My whole family thought I couldn’t handle it. So why should she be any different?

“Oh, such an expressive face,” Judith rambled. “My girl’s a survivor. She had to be. Her daddy died, and I could barely afford a single thing. I was working from sun up until four or five hours past sundown, before she was even old enough to watch herself alone. She’s been an adult for a very long time. She doesn’t know how to lean on others when she needs it…and, sadly, that’s my fault. You need to give her a second chance to prove she’s the one for you.”

I shook my head.

“I’m a mess myself. It’s probably for the best that she doesn’t realize what she was starting to mean to me,” I admitted.

Judith had the nerve to laugh.

“You’re fooling yourself,” she said as she reached for her left arm again.

I checked the time, then pulled out another nitro and opened it, placing it under her tongue for her this time.

Little by little she relaxed.

My heart, however, didn’t relax.

I couldn’t tell Mia that she lost her mom, too.

So I did some hardcore praying as I monitored her all the way to the hospital.

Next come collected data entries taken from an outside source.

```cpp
template <bool AA>
__global__ void __launch_bounds__(PRE_THREADS)
preprocess_fwd_kernel(const PreprocessParams p, GeometryState g)
{
	__shared__ float4 s_rows[PRE_THREADS / 64][FWD_ROWS][ROW_F4_PAD];
	__shared__ uint32_t s_list[PRE_THREADS / 64][64];
	__shared__ uint32_t s_lag[PRE_THREADS / 64][64];

	const int idx = (int)(blockIdx.x * blockDim.x + threadIdx.x);
	for (int t = idx; t < p.tiles; t += (int)(gridDim.x * blockDim.x)) p.ranges[t] = make_uint2(0u, 0u);
	for (int t = idx; t < LONG_LISTS * LONG_COUNT_STRIDE; t += (int)(gridDim.x * blockDim.x)) g.long_counts[t] = 0u;
	const int w = wave_id();
	const size_t wave_first = (size_t)(blockIdx.x * blockDim.x) + (size_t)w * 64;
	const bool in_range = idx < p.P;
	const int row_step = (p.lazy.row_step != nullptr && in_range) ? p.lazy.row_step[idx] : 0;
	uint32_t my_tiles = 0;
	int radius_i = 0;
	uint32_t depth_key = DEPTH_KEY_CULLED;
	float px = 0.f, py = 0.f, pz = 0.f;
	float pix = 0.f, piy = 0.f, conx = 0.f, cony = 0.f, conz = 0.f;
	uint32_t rect_lo = 0, rect_hi = 0;
	float aa_h = 1.0f;

	if (in_range) {
		do {
			px = p.means3D[3 * idx];
			py = p.means3D[3 * idx + 1];
			pz = p.means3D[3 * idx + 2];
			const float* V = p.view;
			const float* Pm = p.proj;
			const float vz = V[2] * px + V[6] * py + V[10] * pz + V[14];
			if (vz <= 0.2f) break;
			const float hx = Pm[0] * px + Pm[4] * py + Pm[8] * pz + Pm[12];
			const float hy = Pm[1] * px + Pm[5] * py + Pm[9] * pz + Pm[13];
			const float hw = Pm[3] * px + Pm[7] * py + Pm[11] * pz + Pm[15];
			const float p_w = 1.0f / (hw + 0.0000001f);
			const float projx = hx * p_w, projy = hy * p_w;

			float c3[6];
			if (p.cov3D_precomp != nullptr) {
#pragma unroll
				for (int i = 0; i < 6; i++) c3[i] = p.cov3D_precomp[6 * (size_t)idx + i];
			} else {
				compute_cov3D(p.scales, p.rotations, (size_t)idx, p.scale_modifier, p.raw_params, c3);
			}

			float tx = V[0] * px + V[4] * py + V[8] * pz + V[12];
			float ty = V[1] * px + V[5] * py + V[9] * pz + V[13];
			const float tz = vz;
			const float limx = 1.3f * p.tan_fovx, limy = 1.3f * p.tan_fovy;
			const float txtz = tx / tz, tytz = ty / tz;
			tx = fminf(limx, fmaxf(-limx, txtz)) * tz;
// ... 24 lines not shown
			const float lambda2 = mid - sqrtf(fmaxf(0.1f, mid * mid - det));
			const float my_radius = ceilf(3.f * sqrtf(fmaxf(lambda1, lambda2)));
			pix = ndc2pix(projx, p.W);
			piy = ndc2pix(projy, p.H);
			const int mr = f2i(my_radius);
			const int rminx = min(p.grid_x, max(0, f2i((pix - mr) / TILE)));
			const int rminy = min(p.grid_y, max(0, f2i((piy - mr) / TILE)));
			const int rmaxx = min(p.grid_x, max(0, f2i((pix + mr + TILE - 1) / TILE)));
			const int rmaxy = min(p.grid_y, max(0, f2i((piy + mr + TILE - 1) / TILE)));
			const uint32_t tiles = (uint32_t)(rmaxy - rminy) * (uint32_t)(rmaxx - rminx);
			if (tiles == 0) break;
			if (p.cov3D_precomp == nullptr && (p.raw_params & GSR_STORE_COV3D)) {
#pragma unroll
				for (int i = 0; i < 6; i++) g.cov3D[6 * (size_t)idx + i] = c3[i];
			}
			depth_key = __float_as_uint(vz);
			radius_i = mr;
			my_tiles = tiles;
			rect_lo = (uint32_t)rminx | ((uint32_t)rminy << 16);
			rect_hi = (uint32_t)rmaxx | ((uint32_t)rmaxy << 16);
		} while (0);
	}
	const bool vis = my_tiles != 0;

	float cr = 0.f, cg = 0.f, cb = 0.f;
	uint8_t clamp_bits = 0;
	if (p.colors_precomp == nullptr) {
		const int ncoef = (p.D + 1) * (p.D + 1);
		const bool rows_ok = (p.M * 3 == ROW_F4 * 4) && ((reinterpret_cast<uintptr_t>(p.shs) & 15) == 0);
		float rgb[3] = {0.f, 0.f, 0.f};
		auto direction = [&]() {
			const float dx = px - p.campos[0], dy = py - p.campos[1], dz = pz - p.campos[2];
			const float len = sqrtf(dx * dx + dy * dy + dz * dz);
			return sh_dir(dx / len, dy / len, dz / len);
		};
		if (rows_ok) {
			const unsigned long long vmask = wave_ballot(vis);
			const int nvis = __popcll(vmask);
			const int rank = __popcll(vmask & lanemask_lt());
			int lag = 0;
			if (p.lazy.row_step != nullptr && vis) {
				lag = p.lazy.step - 1 - row_step;
				lag = lag < 0 ? 0 : (lag >= p.lazy.window ? p.lazy.window - 1 : lag);
			}
			const bool lagging = wave_ballot(lag > 0) != 0;
			if (vis) {
				s_list[w][rank] = (uint32_t)lane_id();
				s_lag[w][rank] = (uint32_t)lag;
			}
			wave_fence();
			const int nf4 = lagging ? ROW_F4 : (3 * ncoef + 3) >> 2;
			for (int r0 = 0; r0 < nvis; r0 += FWD_ROWS) {
				const int count = (nvis - r0) < FWD_ROWS ? (nvis - r0) : FWD_ROWS;
				wave_load_listed_rows(reinterpret_cast<const float4*>(p.shs), wave_first, nf4, r0, count, s_rows[w], s_list[w]);
				if (lagging) {
					if (p.forward_only) wave_lazy_peek_listed(p.lazy, wave_first, r0, count, s_rows[w], s_list[w], s_lag[w]);
					else wave_lazy_catch_up_listed(p.lazy, wave_first, r0, count, s_rows[w], s_list[w], s_lag[w]);
				}
				if (vis && rank >= r0 && rank < r0 + count) sh_row_to_rgb(s_rows[w][rank - r0], ncoef, direction(), rgb);
				wave_fence();
			}
			if (lag > 0 && !p.forward_only) p.lazy.row_step[idx] = p.lazy.step - 1;
		} else if (vis) {
			const float* sh = p.shs + (size_t)idx * p.M * 3;
			const ShDir d = direction();
#pragma unroll
			for (int k = 0; k < 16; k++) {
				if (k < ncoef) {
#pragma unroll
					for (int ch = 0; ch < 3; ch++) {
						const float t = sh_basis(k, d) * sh[3 * k + ch];
						rgb[ch] = (k == 0) ? t : rgb[ch] + t;
					}
				}
			}
		}
		if (vis) {
			cr = rgb[0] + 0.5f;
			cg = rgb[1] + 0.5f;
			cb = rgb[2] + 0.5f;
			clamp_bits = (uint8_t)((cr < 0 ? 1 : 0) | (cg < 0 ? 2 : 0) | (cb < 0 ? 4 : 0));
			cr = fmaxf(cr, 0.0f);
			cg = fmaxf(cg, 0.0f);
			cb = fmaxf(cb, 0.0f);
		}
	} else if (vis) {
		cr = p.colors_precomp[3 * (size_t)idx];
		cg = p.colors_precomp[3 * (size_t)idx + 1];
		cb = p.colors_precomp[3 * (size_t)idx + 2];
	}

	if (in_range) {
		if (vis) {
			g.rec[3 * (size_t)idx + 0] = make_float4(pix, piy, conx, cony);
			float opac = p.opacities[idx];
			if (p.raw_params & GSR_RAW_OPACITY) opac = 1.0f / (1.0f + expf(-opac));
			if constexpr (AA) opac = opac * aa_h;
			g.rec[3 * (size_t)idx + 1] = make_float4(conz, opac, cr, cg);
			g.rec[3 * (size_t)idx + 2] = make_float4(cb, __uint_as_float(rect_lo), __uint_as_float(rect_hi), 0.f);
			if (!p.forward_only) g.clamped[idx] = clamp_bits;
			reinterpret_cast<uint2*>(g.rect)[idx] = make_uint2(rect_lo, rect_hi);
		}
		g.depth_key[idx] = depth_key;
		g.tiles_touched[idx] = my_tiles;
		g.radii[idx] = radius_i;
		if (p.radii_out) p.radii_out[idx] = radius_i;
	}
// ... 33 lines not shown
```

Then breathed a sigh of relief when the attending physician took one look at her and ordered some clot busters for her.

I backed away to let them work, then even further out of the room until I was standing in the hallway that would lead me upstairs.

“Hey, you ready?” PD asked.

I shook my head.

“Call and tell them we’re gonna take a lunch break. Then we can go up to the cafeteria for a bite, and I can stop by and tell Mia about her mom,” I said.

PD shrugged.

PD was laid back.

He could literally go with the flow for anything.

Which was why, when I handed him a twenty to buy me lunch, he took it without a word and left, not looking back once.

I started down the hall in the opposite direction of PD, not stopping until I got to the wing that led to labor and delivery.